*** Material for this exercise ***

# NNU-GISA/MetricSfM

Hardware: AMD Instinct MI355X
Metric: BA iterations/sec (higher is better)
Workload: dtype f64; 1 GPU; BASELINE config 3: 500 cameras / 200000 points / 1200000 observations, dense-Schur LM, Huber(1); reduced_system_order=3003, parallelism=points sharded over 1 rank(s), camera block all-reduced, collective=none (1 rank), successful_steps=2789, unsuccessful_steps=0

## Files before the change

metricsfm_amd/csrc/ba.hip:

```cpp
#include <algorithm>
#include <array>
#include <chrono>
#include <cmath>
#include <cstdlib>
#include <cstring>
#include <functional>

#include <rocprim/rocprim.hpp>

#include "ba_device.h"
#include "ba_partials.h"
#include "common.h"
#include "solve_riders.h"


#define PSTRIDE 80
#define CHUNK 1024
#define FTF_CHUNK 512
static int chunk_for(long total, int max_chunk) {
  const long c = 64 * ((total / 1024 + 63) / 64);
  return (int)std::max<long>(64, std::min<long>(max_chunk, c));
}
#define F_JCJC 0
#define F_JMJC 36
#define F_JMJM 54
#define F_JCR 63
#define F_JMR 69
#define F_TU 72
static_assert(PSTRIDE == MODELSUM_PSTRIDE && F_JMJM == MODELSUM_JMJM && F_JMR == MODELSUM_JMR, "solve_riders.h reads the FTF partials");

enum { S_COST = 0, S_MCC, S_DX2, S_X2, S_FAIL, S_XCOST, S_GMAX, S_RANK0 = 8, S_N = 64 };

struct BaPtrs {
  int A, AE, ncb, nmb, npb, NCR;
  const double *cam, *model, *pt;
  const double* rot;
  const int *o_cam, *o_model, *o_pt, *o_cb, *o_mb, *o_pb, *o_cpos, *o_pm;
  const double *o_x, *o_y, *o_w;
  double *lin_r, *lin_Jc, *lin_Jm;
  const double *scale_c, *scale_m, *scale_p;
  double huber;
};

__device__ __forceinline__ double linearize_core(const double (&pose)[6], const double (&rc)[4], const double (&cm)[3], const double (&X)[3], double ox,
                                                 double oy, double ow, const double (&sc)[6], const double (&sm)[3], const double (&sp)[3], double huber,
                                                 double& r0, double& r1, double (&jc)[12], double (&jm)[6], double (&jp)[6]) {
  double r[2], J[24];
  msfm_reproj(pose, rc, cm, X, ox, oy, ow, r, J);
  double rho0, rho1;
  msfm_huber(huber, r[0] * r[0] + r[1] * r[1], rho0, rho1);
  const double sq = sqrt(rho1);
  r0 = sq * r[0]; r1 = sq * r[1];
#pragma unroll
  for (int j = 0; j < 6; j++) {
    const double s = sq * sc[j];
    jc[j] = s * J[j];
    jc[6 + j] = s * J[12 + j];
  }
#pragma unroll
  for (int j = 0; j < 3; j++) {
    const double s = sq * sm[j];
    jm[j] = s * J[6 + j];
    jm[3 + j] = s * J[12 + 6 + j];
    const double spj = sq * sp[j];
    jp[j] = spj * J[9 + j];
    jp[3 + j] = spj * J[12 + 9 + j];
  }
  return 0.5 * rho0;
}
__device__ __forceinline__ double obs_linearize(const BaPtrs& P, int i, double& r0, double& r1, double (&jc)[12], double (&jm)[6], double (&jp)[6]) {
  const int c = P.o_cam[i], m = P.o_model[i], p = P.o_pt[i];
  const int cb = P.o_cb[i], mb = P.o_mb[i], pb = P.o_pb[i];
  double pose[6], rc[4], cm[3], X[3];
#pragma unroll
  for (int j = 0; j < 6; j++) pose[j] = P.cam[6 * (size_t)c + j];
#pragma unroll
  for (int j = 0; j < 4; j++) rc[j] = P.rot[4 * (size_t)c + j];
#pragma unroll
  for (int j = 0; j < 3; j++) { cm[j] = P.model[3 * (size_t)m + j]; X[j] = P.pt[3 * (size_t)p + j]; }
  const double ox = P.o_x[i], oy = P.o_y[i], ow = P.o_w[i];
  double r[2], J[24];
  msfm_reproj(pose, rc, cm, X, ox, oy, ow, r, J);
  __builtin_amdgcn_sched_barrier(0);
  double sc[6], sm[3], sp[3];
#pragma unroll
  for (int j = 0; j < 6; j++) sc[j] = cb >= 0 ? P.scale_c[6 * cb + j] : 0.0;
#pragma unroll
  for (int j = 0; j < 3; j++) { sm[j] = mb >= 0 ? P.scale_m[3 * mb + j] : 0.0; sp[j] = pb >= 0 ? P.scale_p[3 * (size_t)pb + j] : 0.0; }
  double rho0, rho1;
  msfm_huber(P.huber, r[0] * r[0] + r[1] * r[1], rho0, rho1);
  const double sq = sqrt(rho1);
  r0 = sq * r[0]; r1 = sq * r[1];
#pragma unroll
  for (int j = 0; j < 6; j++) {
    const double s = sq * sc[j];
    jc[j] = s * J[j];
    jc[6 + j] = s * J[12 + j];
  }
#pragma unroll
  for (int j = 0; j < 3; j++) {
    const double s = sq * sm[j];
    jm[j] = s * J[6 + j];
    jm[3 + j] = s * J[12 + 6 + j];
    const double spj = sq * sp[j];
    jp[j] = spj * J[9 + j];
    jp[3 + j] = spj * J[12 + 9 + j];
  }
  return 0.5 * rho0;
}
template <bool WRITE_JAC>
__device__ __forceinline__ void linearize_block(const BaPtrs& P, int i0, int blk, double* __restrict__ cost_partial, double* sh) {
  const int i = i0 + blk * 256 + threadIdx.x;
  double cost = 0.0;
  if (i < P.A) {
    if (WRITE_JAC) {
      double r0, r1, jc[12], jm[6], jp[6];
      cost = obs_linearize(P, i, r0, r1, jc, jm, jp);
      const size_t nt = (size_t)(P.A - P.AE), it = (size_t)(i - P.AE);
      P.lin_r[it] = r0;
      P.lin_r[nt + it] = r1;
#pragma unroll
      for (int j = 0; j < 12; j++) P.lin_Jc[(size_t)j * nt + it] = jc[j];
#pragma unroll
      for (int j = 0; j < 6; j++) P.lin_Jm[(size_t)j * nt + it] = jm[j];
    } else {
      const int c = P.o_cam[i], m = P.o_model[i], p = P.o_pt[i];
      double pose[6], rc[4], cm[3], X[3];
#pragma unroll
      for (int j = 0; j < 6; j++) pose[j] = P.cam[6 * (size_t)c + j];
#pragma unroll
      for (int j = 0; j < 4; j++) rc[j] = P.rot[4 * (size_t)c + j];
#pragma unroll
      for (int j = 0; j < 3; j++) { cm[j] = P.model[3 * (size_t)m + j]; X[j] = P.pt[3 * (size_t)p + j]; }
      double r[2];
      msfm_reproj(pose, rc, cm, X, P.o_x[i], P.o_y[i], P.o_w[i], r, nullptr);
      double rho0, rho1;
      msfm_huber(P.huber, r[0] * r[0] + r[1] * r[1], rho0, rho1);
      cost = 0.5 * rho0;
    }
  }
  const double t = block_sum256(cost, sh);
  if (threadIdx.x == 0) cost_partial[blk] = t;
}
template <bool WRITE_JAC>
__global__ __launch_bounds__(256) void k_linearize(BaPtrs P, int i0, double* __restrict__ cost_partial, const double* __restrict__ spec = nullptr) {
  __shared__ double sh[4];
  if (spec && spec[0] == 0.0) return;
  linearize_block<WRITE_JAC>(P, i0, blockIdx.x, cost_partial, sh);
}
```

*** End of Material for this exercise ***

--- Task goal ---
Using the records above, copy each line that contains "total".

--- The completed task ---
static int chunk_for(long total, int max_chunk) {
  const long c = 64 * ((total / 1024 + 63) / 64);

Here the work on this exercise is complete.